VincyaneBadouard / TreeData_broken

Harmonization and correction forest data tool.
https://vincyanebadouard.github.io/TreeData/
0 stars 1 forks source link

data dictionary for input #2

Closed gabrielareto closed 2 years ago

gabrielareto commented 2 years ago

The translation tool will get data in format X and return data in format Y. The output should include a description of format Y (i.e. a data dictionary for format Y). Do we need a data dictionary for format X? If we have it, it may reduce the guessing that we have to do. For example, we don't have to guess the DBH units or the minimum DBH if we have a good data dictionary for format X, and we can tell errors right away.

It can be a general solution. The machine would tell the user X: "let's build your data dictionary first and then we can talk details".

Example:

Your first column is called xxxxx. Select the data type [dropdown menu with numeric, character, etc.]

[user interacts]

What is the minimum acceptable value in xxxx? Maximum?

[user interacts]

What are the units?

[user interacts]

Etc. A long conversation...

ValentineHerr commented 2 years ago

Yes, we will provide a data dictionary/metadata file with the output (Y)
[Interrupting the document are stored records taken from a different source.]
diff --git a/merfin_amd/csrc/mfx_kernels.hip b/merfin_amd/csrc/mfx_kernels.hip
--- a/merfin_amd/csrc/mfx_kernels.hip
+++ b/merfin_amd/csrc/mfx_kernels.hip
@@ -1661,7 +1661,7 @@
   bool listed = false;
   if (__any(scan || satd)) {
     if (dbg && (scan || satd)) atomicAdd(&dbg[scan ? 3 : 2], 1ull);
-    listed = push1(scan || satd, (scan || satd) ? (c.quot ? kmer_at(r.w >> 4) : fk) : 0ull, scan ? r.z : lo, scan ? 1u : 2u) && (scan || satd);
+    listed = push1(scan || satd, (scan || satd) ? (c.quot ? kmer_at(r.w >> 4) : fk) : 0ull, scan ? r.z : lo, scan ? 1u : 2u, r.w >> 4) && (scan || satd);
   }
   if (mine && !listed) {
     bool beyond = false;
@@ -1680,7 +1680,7 @@
     }
     uint32_t o_rv = 0u, o_av = 0u;
     if (have) { o_rv = (r_rv < c.minV || r_rv > c.maxV) ? 0u : r_rv; o_av = r_av; }
-    eval(o_rv, o_av);
+    eval(o_rv, o_av, r.w >> 4);
   }
   mfx_wave_handoff();
 }
@@ -1738,7 +1738,7 @@
 __device__ __forceinline__ uint32_t mfx_mod_pack(uint32_t order, uint32_t q) { return ((order << 7) | q) | (((order << 7) | (127u - q)) << 16); }
 
 template <int B>
-__device__ __forceinline__ void mfx_wave_mod_halo(const mfx_table_view &c, const mfx_tile_lds &L, uint32_t p0, uint32_t (&halo)[2]) {
+__device__ __forceinline__ void mfx_wave_mod_halo(const mfx_table_view &c, const mfx_tile_lds &L, uint32_t p0, uint32_t stride, uint32_t (&halo)[2]) {
   const int t = c.mz_t;
   const uint32_t H = (uint32_t)(c.k - t), per = 64u / H;
   const uint32_t lane = threadIdx.x & 63u;
@@ -1748,7 +1748,7 @@
     halo[ps] = 0xffffffffu;
     const uint32_t el = ps * per + jj;
     if (ps * per < (uint32_t)B && jj < per && el < (uint32_t)B) {
-      const uint32_t q = p0 - lane + el * MFX_BLOCK + 64u + ii, wd = q >> 5, o = q & 31u, sh = 2u * o;
+      const uint32_t q = p0 - lane + el * stride + 64u + ii, wd = q >> 5, o = q & 31u, sh = 2u * o;
       const uint64_t w0 = L.codes[wd], w1 = L.codes[wd + 1];
       const uint32_t a = (uint32_t)(((w0 << sh) | ((w1 >> 1) >> (63u - sh))) >> (64 - 2 * t));
       const uint32_t b = (uint32_t)mfx_revcomp((uint64_t)a, t);
@@ -1765,7 +1765,7 @@
   const uint64_t mmask = (~0ULL) >> (64 - 2 * m);
   const uint32_t a = (uint32_t)(f >> (2 * (k - t))) & tmask, b = (uint32_t)r & tmask;
   const uint32_t hsrc = (uint32_t)j < per ? halo[0] : halo[1];
-  const uint32_t hv = (uint32_t)__shfl((int)hsrc, (int)(H * ((uint32_t)j < per ? (uint32_t)j : (uint32_t)j - per) + lane), 64);
+  const uint32_t hv = (uint32_t)__builtin_amdgcn_ds_bpermute((int)((H * ((uint32_t)j < per ? (uint32_t)j : (uint32_t)j - per) + lane) << 2), (int)hsrc);
   mfx_wave_handoff();
   mw[lane] = mfx_mod_pack(mfx_tmer_order(a < b ? a : b), lane);
   if (lane <= H) mw[64u + lane] = lane < H ? hv : 0xffffffffu;
@@ -1860,6 +1860,12 @@
 #endif
 template <> struct mfx_hist_tune<true, true, 31> { static constexpr int blocks = MFX_V_MINBLOCKS_K31, batch = MFX_V_BATCH_K31, defer = MFX_V_DEFER_K31, kfxlds = MFX_V_KFXLDS_K31, bucket2 = MFX_V_BUCKET2_K31; };
 template <> struct mfx_hist_tune<true, true, 0> { static constexpr int blocks = MFX_V_MINBLOCKS_GEN, batch = MFX_V_BATCH_GEN, defer = 0, kfxlds = 0, bucket2 = 0; };
+template <int BT>
+__device__ __forceinline__ uint32_t mfx_hist_cell(uint32_t wv, uint32_t j) { return wv * (uint32_t)BT + j; }
+template <int BT>
+__device__ __forceinline__ uint32_t mfx_hist_pos(uint32_t b, uint32_t wv, uint32_t tid, uint32_t j) { return b * MFX_BLOCK + (mfx_hist_cell<BT>(wv, j) << 6) + (tid & 63u); }
+template <int BT>
+__device__ __forceinline__ uint32_t mfx_hist_slot(uint32_t wv, uint32_t j) { return mfx_hist_cell<BT>(wv, j) & (MFX_BLOCK / 64 - 1u); }
 template <bool CANON, bool COMPACT, int KF, int WF, int TF, bool DBG = false>
 __global__ __launch_bounds__(MFX_BLOCK, (mfx_hist_tune<CANON, COMPACT, KF>::blocks)) void mfx_hist_kernel(mfx_hist_args a) {
   constexpr int BT = mfx_hist_tune<CANON, COMPACT, KF>::batch;
@@ -1868,6 +1874,7 @@
   __shared__ mfx_hist_lds H;
 
   const uint32_t tid = threadIdx.x;
+  const uint32_t wv = (uint32_t)__builtin_amdgcn_readfirstlane((int)(tid >> 6));
   if (KF) { a.t.k = KF; a.t.mz_w = WF; a.t.mz_t = TF; a.t.quot = KF > MFX_MAX_K_DIRECT ? 1 : 0; }
   const int k = KF ? KF : a.t.k;
   const mfx_kstar_args &ka = a.ks;
@@ -1876,6 +1883,7 @@
 
   uint32_t n_valid = 0, n_missing = 0, n_over0 = 0;
   if (tid == 0) { H.tot[0] = H.tot[1] = 0; H.wl_n = 0u; }
+  if (tid < MFX_BLOCK / 64) H.kfx_slot[tid] = 0ull;
   uint64_t *c_glob = ka.counts + 2ull * ka.nbins;
   uint64_t *c_kasm = c_glob + 3, *c_kmis = c_kasm + ka.ncontigs;
 
@@ -1915,28 +1923,28 @@
     }
     __syncthreads();
 
-    uint64_t kfx = 0;
     constexpr bool kfx_lds = mfx_hist_tune<CANON, COMPACT, KF>::kfxlds != 0 && COMPACT && CANON && KF != 0 && TF != 0;
     constexpr uint32_t mb_cap = kfx_lds ? MFX_KFX_BASE : 64u;
     static_assert(!(mfx_hist_tune<CANON, COMPACT, KF>::kfxlds != 0 && mfx_hist_tune<CANON, COMPACT, KF>::defer != 0),
-                  "kfxlds packs 16 terms and a count of at most 16 into one LDS word per lane: the deferred probe lets a lane evaluate more than its own 16 k-mers of a tile");
-    static_assert(MFX_TILE / MFX_BLOCK <= 16, "the packed koverCpy word (56-bit sum, 8-bit count) holds 16 evaluations per lane and tile");
+                  "kfxlds keeps a count of at most 16 in 8 bits of one LDS word per lane: the deferred probe lets a lane evaluate more than its own 16 k-mers of a tile");
+    static_assert(MFX_TILE / MFX_BLOCK <= 16, "the lane's word (an 8-bit count of the dominant bin) holds 16 evaluations per lane and tile");
+    static_assert(MFX_TILE / (MFX_BLOCK / 64) <= 1024, "a slot's word holds the terms (at most 2^52 units each) of 1024 positions of a tile");
     unsigned long long *const kfxw = reinterpret_cast<unsigned long long *>(&MB.rec[(tid & ~63u) + MFX_KFX_BASE]) + (tid & 63u);
     if (kfx_lds) *kfxw = 0ull;
     struct lds_bump { unsigned long long *w; __device__ __forceinline__ void operator++(int) { (void)__hip_atomic_fetch_add(reinterpret_cast<uint32_t *>(w) + 1, 1u << 24, __ATOMIC_RELAXED, __HIP_MEMORY_SCOPE_WORKGROUP); } };
     struct lds_sum { unsigned long long *w; __device__ __forceinline__ void operator+=(uint64_t v) { (void)__hip_atomic_fetch_add(w, (unsigned long long)v, __ATOMIC_RELAXED, __HIP_MEMORY_SCOPE_WORKGROUP); } };
-    auto eval1 = [&](uint32_t rvv, uint32_t avv) {
+    auto eval1 = [&](uint32_t rvv, uint32_t avv, uint32_t slot) {
+      lds_sum sum{&H.kfx_slot[slot]};
       if (kfx_lds) {
         lds_bump bump{kfxw};
-        lds_sum sum{kfxw};
         if (mfx_hist_eval_fx(H, ka, lut_ok, rvv, avv, bump, sum)) n_missing++;
-      } else if (mfx_hist_eval_fx(H, ka, lut_ok, rvv, avv, n_over0, kfx)) n_missing++;
+      } else if (mfx_hist_eval_fx(H, ka, lut_ok, rvv, avv, n_over0, sum)) n_missing++;
     };
     const bool wave_lines = COMPACT && CANON && (KF ? TF != 0 : a.t.mz_t != 0);
     const bool defer_tail = MFX_V_DEFER != 0 && mfx_hist_tune<CANON, COMPACT, KF>::defer != 0 && COMPACT && CANON && KF != 0 && TF != 0 && (KF & 1) != 0;
     const bool quotf = KF ? KF > MFX_MAX_K_DIRECT : a.t.quot != 0;
     constexpr bool bucket2 = MFX_V_BUCKET2 != 0 && mfx_hist_tune<CANON, COMPACT, KF>::bucket2 != 0;
-    auto push_wave = [&](bool want, uint64_t kmer, uint32_t aux, uint32_t mode, bool dbl) -> bool {
+    auto push_wave = [&](bool want, uint64_t kmer, uint32_t aux, uint32_t mode, bool dbl, uint32_t slot) -> bool {
       if (!a.wl) return false;
       const uint64_t m = __ballot(want);
       if (!m) return false;
@@ -1947,7 +1955,7 @@
       const uint32_t at = base + (uint32_t)__popcll(m & ((1ULL << ln) - 1ULL));
       const bool fits = want && at < a.wl_segcap;
       if (fits) reinterpret_cast<uint4 *>(a.wl + MFX_WL_HEADER)[(uint64_t)blockIdx.x * a.wl_segcap + at] =
-                  make_uint4((uint32_t)kmer, (uint32_t)(kmer >> 32), aux, ((uint32_t)li * (MFX_BLOCK / 64) + (tid >> 6)) | (dbl ? 0x80000000u : 0u) | (mode << 29));
+                  make_uint4((uint32_t)kmer, (uint32_t)(kmer >> 32), aux, ((uint32_t)li * (MFX_BLOCK / 64) + slot) | (dbl ? 0x80000000u : 0u) | (mode << 29));
       return fits;
     };
     uint32_t nq = 0;
@@ -1962,7 +1970,8 @@
           const uint64_t r = mfx_revcomp(f, k);
           return f < r ? f : r;
         };
-        mfx_lane_flush(a.t, MB, nq, kmer_at, eval1, [&](bool want, uint64_t km, uint32_t aux, uint32_t mode) { return push_wave(want, km, aux, mode, false); }, DBG ? reinterpret_cast<unsigned long long *>(a.dbg) : nullptr);
+        auto eval_at = [&](uint32_t rvv, uint32_t avv, uint32_t p) { eval1(rvv, avv, (p >> 6) & (MFX_BLOCK / 64 - 1u)); };
+        mfx_lane_flush(a.t, MB, nq, kmer_at, eval_at, [&](bool want, uint64_t km, uint32_t aux, uint32_t mode, uint32_t p) { return push_wave(want, km, aux, mode, false, (p >> 6) & (MFX_BLOCK / 64 - 1u)); }, DBG ? reinterpret_cast<unsigned long long *>(a.dbg) : nullptr);
       }
       if (last) break;
       uint32_t rv[BT], av[BT];
@@ -1973,10 +1982,10 @@
         uint64_t fkey[BT];
         uint32_t line[BT], b0[BT];
         uint32_t halo[2], pal = 0u;
-        mfx_wave_mod_halo<BT>(a.t, L, b * MFX_BLOCK + tid, halo);
+        mfx_wave_mod_halo<BT>(a.t, L, mfx_hist_pos<BT>(b, wv, tid, 0u), 64u, halo);
 #pragma unroll
         for (int j = 0; j < BT; ++j) {
-          const uint32_t p = (b + j) * MFX_BLOCK + tid;
+          const uint32_t p = mfx_hist_pos<BT>(b, wv, tid, (uint32_t)j);
           uint64_t f;
           ok[j] = mfx_tile_kmer(L, k, p, f) && (p < n);
           const uint64_t r = mfx_revcomp(f, k);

For the input (X), we shouldn't need a data dictionary as we are hoping that all the interactions with the users will be enough to know everything we need/want to know. (Which also means that not everything that is in the data they upload will be used, e.g. comments, surveyors etc... at least not for now) I am closing this issue and will start a new one to remind us to have a METADATA ready to provide with output.